WD World

The Death of Internet Explorer

Microsoft has confirmed that Internet Explorer will be going away. They’re dropping the IE brand and moving on with the code-named Project Spartan.

Unfortunately, Windows 10 will continue to have Internet Explorer, and users who still use IE for some reason will probably continue to use it for as long as they’re allowed. Internet Explorer 11 may be the last version they’re calling IE, but Project Spartan could be no more than a rebranded IE12.

To convince us otherwise, Project Spartan won’t be using the same rendering engine as Internet Explorer. Call us pessimists, but we see trouble around the corner.

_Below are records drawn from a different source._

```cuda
int dbeel_engine_create(int device, dbeel_engine **out) {
    if (!out) return DBEEL_ERR_INVALID_ARG;
    *out = nullptr;
    int n = 0;
    if (cudaGetDeviceCount(&n) != cudaSuccess || n <= 0 || device < 0 || device >= n) {
        cudaGetLastError();
        return DBEEL_ERR_NO_DEVICE;
    }
    cudaDeviceProp prop;
    if (cudaGetDeviceProperties(&prop, device) != cudaSuccess) return DBEEL_ERR_CUDA;
    if (prop.major != 9 || prop.minor != 0) return DBEEL_ERR_NO_DEVICE;
    if (cudaSetDevice(device) != cudaSuccess) return DBEEL_ERR_CUDA;
    dbeel_engine *e = new (std::nothrow) dbeel_engine();
    if (!e) return DBEEL_ERR_NOMEM;
    e->device = device;
    e->sm_count = prop.multiProcessorCount;
    if (const char *v = getenv("DBEEL_MERGE")) e->merge_variant = atoi(v);
    if (const char *v = getenv("DBEEL_PIPELINE")) e->pipeline = atoi(v);
    if (const char *v = getenv("DBEEL_PIPELINE_MIN_KB")) e->pipeline_min_bytes = (uint64_t)(atoi(v) > 0 ? atoi(v) : 1) << 10;
    if (const char *v = getenv("DBEEL_PARTITION_KB")) e->partition_bytes = (uint64_t)(atoi(v) > 0 ? atoi(v) : 1) << 10;
    if (const char *v = getenv("DBEEL_PARTITION_TAPER")) e->partition_taper = atoi(v) != 0;
    if (const char *v = getenv("DBEEL_STREAM_RING")) e->stream_ring = std::max(2, atoi(v));
    if (const char *v = getenv("DBEEL_PARTITION_MB")) e->partition_bytes = (uint64_t)(atoi(v) > 0 ? atoi(v) : 128) << 20;
    if (cudaFuncSetAttribute(k_merge_tma, cudaFuncAttributeMaxDynamicSharedMemorySize, (int)(2 * kMergeBufRecs * sizeof(Rec))) != cudaSuccess ||
        cudaFuncSetAttribute(k_gather_tma, cudaFuncAttributeMaxDynamicSharedMemorySize, (int)kGtSmem) != cudaSuccess) {
        dbeel_engine_destroy(e);
        return DBEEL_ERR_CUDA;
    }
    if (const char *v = getenv("DBEEL_NARROW")) e->narrow_loads = atoi(v);
    if (const char *v = getenv("DBEEL_GATHER")) e->gather_variant = atoi(v);
    if (const char *v = getenv("DBEEL_BLOOM_EXTRACT")) e->bloom_in_extract = atoi(v);
    if (const char *v = getenv("DBEEL_BLOOM_SIDE")) e->bloom_side = atoi(v);
    if (const char *v = getenv("DBEEL_FUSED_EMIT")) e->fused_emit = atoi(v);
    if (const char *v = getenv("DBEEL_FUSED_FINAL")) e->fused_final = atoi(v);
    if (const char *v = getenv("DBEEL_EXTRACT_PERSIST")) e->extract_persist = atoi(v);
    if (const char *v = getenv("DBEEL_PDL")) e->pdl = atoi(v);
    if (const char *v = getenv("DBEEL_STAGE_EVENTS")) e->stage_events = atoi(v);
    {
        int nb_t = 0, nb_f = 0;
        if (cudaFuncSetAttribute(k_merge_final<true>, cudaFuncAttributeMaxDynamicSharedMemorySize, (int)kFinSmem) == cudaSuccess &&
            cudaFuncSetAttribute(k_merge_final<false>, cudaFuncAttributeMaxDynamicSharedMemorySize, (int)kFinSmem) == cudaSuccess &&
            cudaOccupancyMaxActiveBlocksPerMultiprocessor(&nb_t, k_merge_final<true>, kFinThreads, kFinSmem) == cudaSuccess &&
            cudaOccupancyMaxActiveBlocksPerMultiprocessor(&nb_f, k_merge_final<false>, kFinThreads, kFinSmem) == cudaSuccess) {
            e->fin_ctas_per_sm = std::min(std::min(nb_t, nb_f), (int)DBEEL_FIN_CTAS);
        } else {
            cudaGetLastError();
            e->fin_ctas_per_sm = 0;
        }
        if (const char *v = getenv("DBEEL_FIN_CTAS_RT")) e->fin_ctas_per_sm = std::min(e->fin_ctas_per_sm, std::max(1, atoi(v)));
    }
    if (cudaStreamCreateWithFlags(&e->s_side, cudaStreamNonBlocking) != cudaSuccess ||
        cudaEventCreateWithFlags(&e->ev_fork, cudaEventDisableTiming) != cudaSuccess ||
        cudaEventCreateWithFlags(&e->ev_join, cudaEventDisableTiming) != cudaSuccess) {
        dbeel_engine_destroy(e);
        return DBEEL_ERR_CUDA;
    }
    if (cudaStreamCreateWithFlags(&e->stream, cudaStreamNonBlocking) != cudaSuccess) { delete e; return DBEEL_ERR_CUDA; }
    for (int i = 0; i < EV_COUNT; i++)
        if (cudaEventCreate(&e->ev[i]) != cudaSuccess) { dbeel_engine_destroy(e); return DBEEL_ERR_CUDA; }
    *out = e;
    return DBEEL_OK;
}

void *dbeel_engine_stream(dbeel_engine *e) { return e ? static_cast<void *>(e->stream) : nullptr; }

void dbeel_engine_destroy(dbeel_engine *e) {
    if (!e) return;
    if (e->worker.joinable()) e->worker.join();
    cudaSetDevice(e->device);
    if (e->stream) cudaStreamSynchronize(e->stream);
    for (int i = 0; i < EV_COUNT; i++)
        if (e->ev[i]) cudaEventDestroy(e->ev[i]);
    if (e->ws) cudaFree(e->ws);
    if (e->stage_in) cudaFree(e->stage_in);
    if (e->stage_out) cudaFree(e->stage_out);
    if (e->stage_in2) cudaFree(e->stage_in2);
    if (e->stage_out2) cudaFree(e->stage_out2);
    if (e->bloom_dev) cudaFree(e->bloom_dev);
    if (e->wal_ws) cudaFree(e->wal_ws);
    if (e->route_ws) cudaFree(e->route_ws);
    for (int i = 0; i < 2; i++) {
        if (e->ev_h2d[i]) cudaEventDestroy(e->ev_h2d[i]);
        if (e->ev_comp[i]) cudaEventDestroy(e->ev_comp[i]);
        if (e->ev_d2h[i]) cudaEventDestroy(e->ev_d2h[i]);
    }
    if (e->ev_fork) cudaEventDestroy(e->ev_fork);
    if (e->ev_join) cudaEventDestroy(e->ev_join);
    if (e->s_side) cudaStreamDestroy(e->s_side);
    if (e->s_h2d) cudaStreamDestroy(e->s_h2d);
    if (e->s_d2h) cudaStreamDestroy(e->s_d2h);
    if (e->pin) cudaFreeHost(e->pin);
    if (e->ring_in) cudaFreeHost(e->ring_in);
    if (e->ring_out) cudaFreeHost(e->ring_out);
    if (e->pin_index) cudaFreeHost(e->pin_index);
    if (e->pin_bloom) cudaFreeHost(e->pin_bloom);
    if (e->stream) cudaStreamDestroy(e->stream);
    delete e;
}

uint64_t dbeel_bloom_bitmap_bytes(uint64_t items, double fp) {
    const double ln2 = 0.693147180559945309417232121458176568;
    return (uint64_t)ceil((double)items * log(fp) / (-8.0 * (ln2 * ln2)));
}

uint32_t dbeel_bloom_k_num(uint64_t bitmap_bits, uint64_t items) {
    uint32_t k = (uint32_t)ceil((double)bitmap_bits / (double)items * log(2.0));
    return k < 1 ? 1 : k;
}

uint64_t dbeel_bloom_file_size(uint64_t items, double fp) {
    uint64_t bits = dbeel_bloom_bitmap_bytes(items, fp) * 8;
    return 8 + 4 * ((bits + 31) / 32) + 8 + 8 + 4 + 144;
}

int dbeel_compact_bound(const dbeel_run *runs, uint32_t n_runs, const dbeel_compact_opts *opts, uint64_t *data_cap,
                        uint64_t *index_cap, uint64_t *bloom_cap) {
    if (n_runs && !runs) return DBEEL_ERR_INVALID_ARG;
    dbeel_compact_opts o;
    default_opts(&o);
    if (opts) o = *opts;
    if (!(o.bloom_fp > 0.0 && o.bloom_fp < 1.0)) return DBEEL_ERR_INVALID_ARG;
    JobShape sh;
    shape_of(runs, n_runs, &o, false, &sh);
    if (data_cap) *data_cap = sh.data_total;
    if (index_cap) *index_cap = sh.n_total * 16;
    if (bloom_cap) *bloom_cap = sh.bloom_file;
    return DBEEL_OK;
}

#define REFUSE_WHILE_ASYNC(e)                                                                  \
// ... 293 lines not shown
```

dbeel_b200/csrc/merge_final.cuh:

```cuda
#pragma once
#include "kernels.cuh"

namespace dbeel {

constexpr int kFinThreads = kMergeThreads;
constexpr int kFinVT = kMergeVT;
constexpr int kFinTile = kMergeTile;
constexpr int kFinNominal = kFinTile - 64;
constexpr int kFinBufRecs = kFinTile + 8;
constexpr int kFinMaxRunsSmem = 64;
#ifndef DBEEL_FIN_CTAS
#define DBEEL_FIN_CTAS 2
#endif
constexpr uint32_t kFinSmem = 2u * kFinBufRecs * 16u + 2u * kFinTile * 8u + (uint32_t)kFinTile + 16u;

#ifdef DBEEL_FIN_PHASES
constexpr int kFinPhases = 8;
__device__ unsigned long long g_fin_phase[kFinPhases];
__device__ unsigned int g_fin_done;
#define FIN_PH_DECL unsigned long long ph_acc[kFinPhases] = {}; long long ph_t = clock64();
#define FIN_PH(k) do { if (tid == 0) { const long long ph_n = clock64(); ph_acc[k] += (unsigned long long)(ph_n - ph_t); ph_t = ph_n; } } while (0)
__device__ __forceinline__ void fin_phase_flush(const unsigned long long *acc, uint32_t n_tiles) {
    for (int k = 0; k < kFinPhases; k++) atomicAdd(&g_fin_phase[k], acc[k]);
    __threadfence();
    if (atomicAdd(&g_fin_done, 1u) + 1 == (gridDim.x < n_tiles ? gridDim.x : n_tiles)) {
        __threadfence();
        unsigned long long v[kFinPhases], tot = 0;
        for (int k = 0; k < kFinPhases; k++) { v[k] = atomicExch(&g_fin_phase[k], 0ull); tot += v[k]; }
        g_fin_done = 0;
        printf("fin_phases ctas=%u cycles=%llu tma=%llu merge=%llu index_issue=%llu index_wait=%llu lookback=%llu emit=%llu "
               "ts_wait=%llu heads_scan=%llu\n", gridDim.x, tot, v[0], v[1], v[2], v[3], v[4], v[5], v[6], v[7]);
    }
}
#else
#define FIN_PH_DECL
#define FIN_PH(k) do {} while (0)
#endif

struct FinDesc {
    uint32_t a_src, n_a, b_src, n_b;
    uint32_t a_end, b_end;
    uint32_t diag0;
    uint32_t nb;
};

__device__ __forceinline__ void fin_lookback(const unsigned long long *scan_state, uint32_t t, uint32_t lane, unsigned long long &eb,
                                             uint32_t &ec) {
    constexpr int kPer = 4;
    eb = 0;
    ec = 0;
    for (int base = (int)t - 1;; base -= 32 * kPer) {
        unsigned long long vb[kPer], vc[kPer];
#pragma unroll
        for (int k = 0; k < kPer; k++) {
            const int idx = base - (int)lane * kPer - k;
            vb[k] = kScanPrefix << 62;
            vc[k] = kScanPrefix << 32;
            if (idx >= 0) {
                vc[k] = ld_volatile_u64(scan_state + 2ull * (uint32_t)idx + 1);
                vb[k] = ld_volatile_u64(scan_state + 2ull * (uint32_t)idx);
            }
        }
        bool found = false;
        unsigned long long sb = 0;
        uint32_t sc = 0;
#pragma unroll
        for (int k = 0; k < kPer; k++) {
            const int idx = base - (int)lane * kPer - k;
            while ((vc[k] >> 32) == 0 || (vc[k] >> 32) != (vb[k] >> 62)) {
                vc[k] = ld_volatile_u64(scan_state + 2ull * (uint32_t)idx + 1);
                vb[k] = ld_volatile_u64(scan_state + 2ull * (uint32_t)idx);
            }
            if (!found) {
                sb += vb[k] & ((1ull << 62) - 1);
                sc += (uint32_t)vc[k];
                found = (vc[k] >> 32) == kScanPrefix;
            }
        }
        const uint32_t fm = __ballot_sync(0xFFFFFFFFu, found);
        const uint32_t first = fm ? (uint32_t)__ffs((int)fm) - 1u : 32u;
        if (lane > first) { sb = 0; sc = 0; }
#pragma unroll
        for (int o = 16; o; o >>= 1) {
            sb += __shfl_xor_sync(0xFFFFFFFFu, sb, o);
            sc += __shfl_xor_sync(0xFFFFFFFFu, sc, o);
        }
        eb += sb;
        ec += sc;
        if (fm) return;
    }
}
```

Microsoft is not switching to a WebKit rendering engine for their new browser, and they aren’t using the old Trident rendering engine from Internet Explorer. They’ll be using EdgeHTML — technically a fork of Trident — instead. That means there’s going to be one more rendering engine out there to consider, and the Microsoft name doesn’t make us hopeful about it. Among the list of reasons Internet Explorer has been so demotivating for so long is the lag in implementing web standards and the lingering of the older non-compliant versions of IE.

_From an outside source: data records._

diff --git a/pasco_amd/graph/decoder.py b/pasco_amd/graph/decoder.py
--- a/pasco_amd/graph/decoder.py
+++ b/pasco_amd/graph/decoder.py
@@ -289,11 +289,12 @@
                 logits = sem_logits_at_scales[scale][i]
                 slot1, n1_ = infer_ids.index(i), n_rows[(i, scale)]
                 dst = sem_F[slot1, :n1_]
-                be.gather_rows(logits.F.contiguous(), rows, out=dst)
-                if n1_ < sem_F.shape[1]:
-                    sem_F[slot1, n1_:].zero_()
+                xi = fused.gathered_split(x, rows, out_key, also=([logits.F.contiguous()], [sem_F[slot1]]))
+                if xi is None:
+                    be.gather_rows_multi([logits.F.contiguous()], rows, [sem_F[slot1]])
                 sem_logits_pruneds.append(ME.SparseTensor(dst, coordinate_map_key=out_key, coordinate_manager=mgr))
-            xi = fused.gathered_split(x, rows, out_key)
+            else:
+                xi = fused.gathered_split(x, rows, out_key)
             if xi is None:
                 xi = ME.SparseTensor(be.gather_rows(x.F.contiguous(), rows), coordinate_map_key=out_key, coordinate_manager=mgr)
             vf = self.voxel_feats[f"scale{scale}_infer{i}"]
@@ -330,9 +331,9 @@
             mgr = x.coordinate_manager
             out_key, rows = mgr.prune(x.coordinate_map_key, keep)
             be = mgr.backend()
-            x = ME.SparseTensor(be.gather_rows(x.F, rows), coordinate_map_key=out_key, coordinate_manager=mgr)
-            sem_logits = [ME.SparseTensor(be.gather_rows(l.F, rows), coordinate_map_key=out_key,
-                                          coordinate_manager=mgr) for l in sem_logits]
+            got = be.gather_rows_multi([x.F.contiguous()] + [l.F.contiguous() for l in sem_logits], rows)
+            x = ME.SparseTensor(got[0], coordinate_map_key=out_key, coordinate_manager=mgr)
+            sem_logits = [ME.SparseTensor(f, coordinate_map_key=out_key, coordinate_manager=mgr) for f in got[1:]]
             xs[scale] = x
             sem_logits_at_scales[scale] = sem_logits
         ret = {"sem_logits_at_scales": sem_logits_at_scales}
diff --git a/pasco_amd/graph/fused.py b/pasco_amd/graph/fused.py
--- a/pasco_amd/graph/fused.py
+++ b/pasco_amd/graph/fused.py
@@ -159,7 +159,7 @@
     return hit
 
 
-def gathered_split(x: SparseTensor, rows: torch.Tensor, out_key):
+def gathered_split(x: SparseTensor, rows: torch.Tensor, out_key, also=None):
     mgr = x.coordinate_manager
     be = mgr.backend()
     c = x.F.shape[1]
@@ -167,7 +167,11 @@
         return None
     op = split_input(x, be, None, None, ACT_NONE, 0.01)
     n, cpad = op.shape[0], op.shape[1] * 32
-    got = be.gather_rows(op.view(torch.float32).view(n, cpad), rows)
+    src = op.view(torch.float32).view(n, cpad)
+    if also is not None:
+        got = be.gather_rows_multi([src] + list(also[0]), rows, [None] + list(also[1]))[0]
+    else:
+        got = be.gather_rows(src, rows)
     return SplitRows(got.view(torch.float16).view(got.shape[0], cpad // 32, 2, 32), c, out_key, mgr)
 
 
diff --git a/pasco_amd/me/backend.py b/pasco_amd/me/backend.py
--- a/pasco_amd/me/backend.py
+++ b/pasco_amd/me/backend.py
@@ -116,6 +116,22 @@
 
 EXPORTED_SYMBOLS = tuple(_SIGNATURES.keys())
 
+PM_ABI_VERSION = 1
+PM_MAX_JOBS, PM_MAX_GATHER = 16, 8
+PM_MAX_ROWS = 2048 * 2048
+
+
+class PruneJob(C.Structure):
+    _fields_ = [("mask", _vp), ("n", _i64), ("parent_coords", _vp), ("keep_rows", _vp), ("rank_of", _vp), ("out_coords", _vp)]
+
+
+_PM_SIGNATURES = {
+    "prune_workspace_bytes": ([_i64], _i64),
+    "prune_rows": ([C.POINTER(PruneJob), _i32, _vp, _vp, _i64, _vp], C.c_int),
+    "nbr_restrict": ([_vp, _i64, _i32, _vp, _vp, _i64, _vp, _vp], C.c_int),
+    "gather_rows_multi": ([C.POINTER(_vp), C.POINTER(_i32), _i32, _vp, _i64, C.POINTER(_vp), C.POINTER(_i64), _vp], C.c_int),
+}
+
 
 def _ptr(t: Optional[torch.Tensor]) -> Optional[int]:
     if t is None:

EdgeHTML is already being used in Windows phones, and a review of the engine in the latest Windows 10 by AnandTech, showed that it was better than Trident in many ways, particularly in Javascript and WebGL API performance. But that’s the brand-spanking new version of EdgeHTML, and Internet Explorer 6 was great when it first came out. New browser performance has never been Microsoft’s downfall.

In short, this development may be good for users who want a better browser but are somehow unwilling to download a better one, but it’s an oncoming problem for anyone coding for the web.

Maybe they’ll force updates as Chrome and Firefox have done for years, and we’ll finally see the death of out-of-date browsers — and the dawn of a new age of Web Development.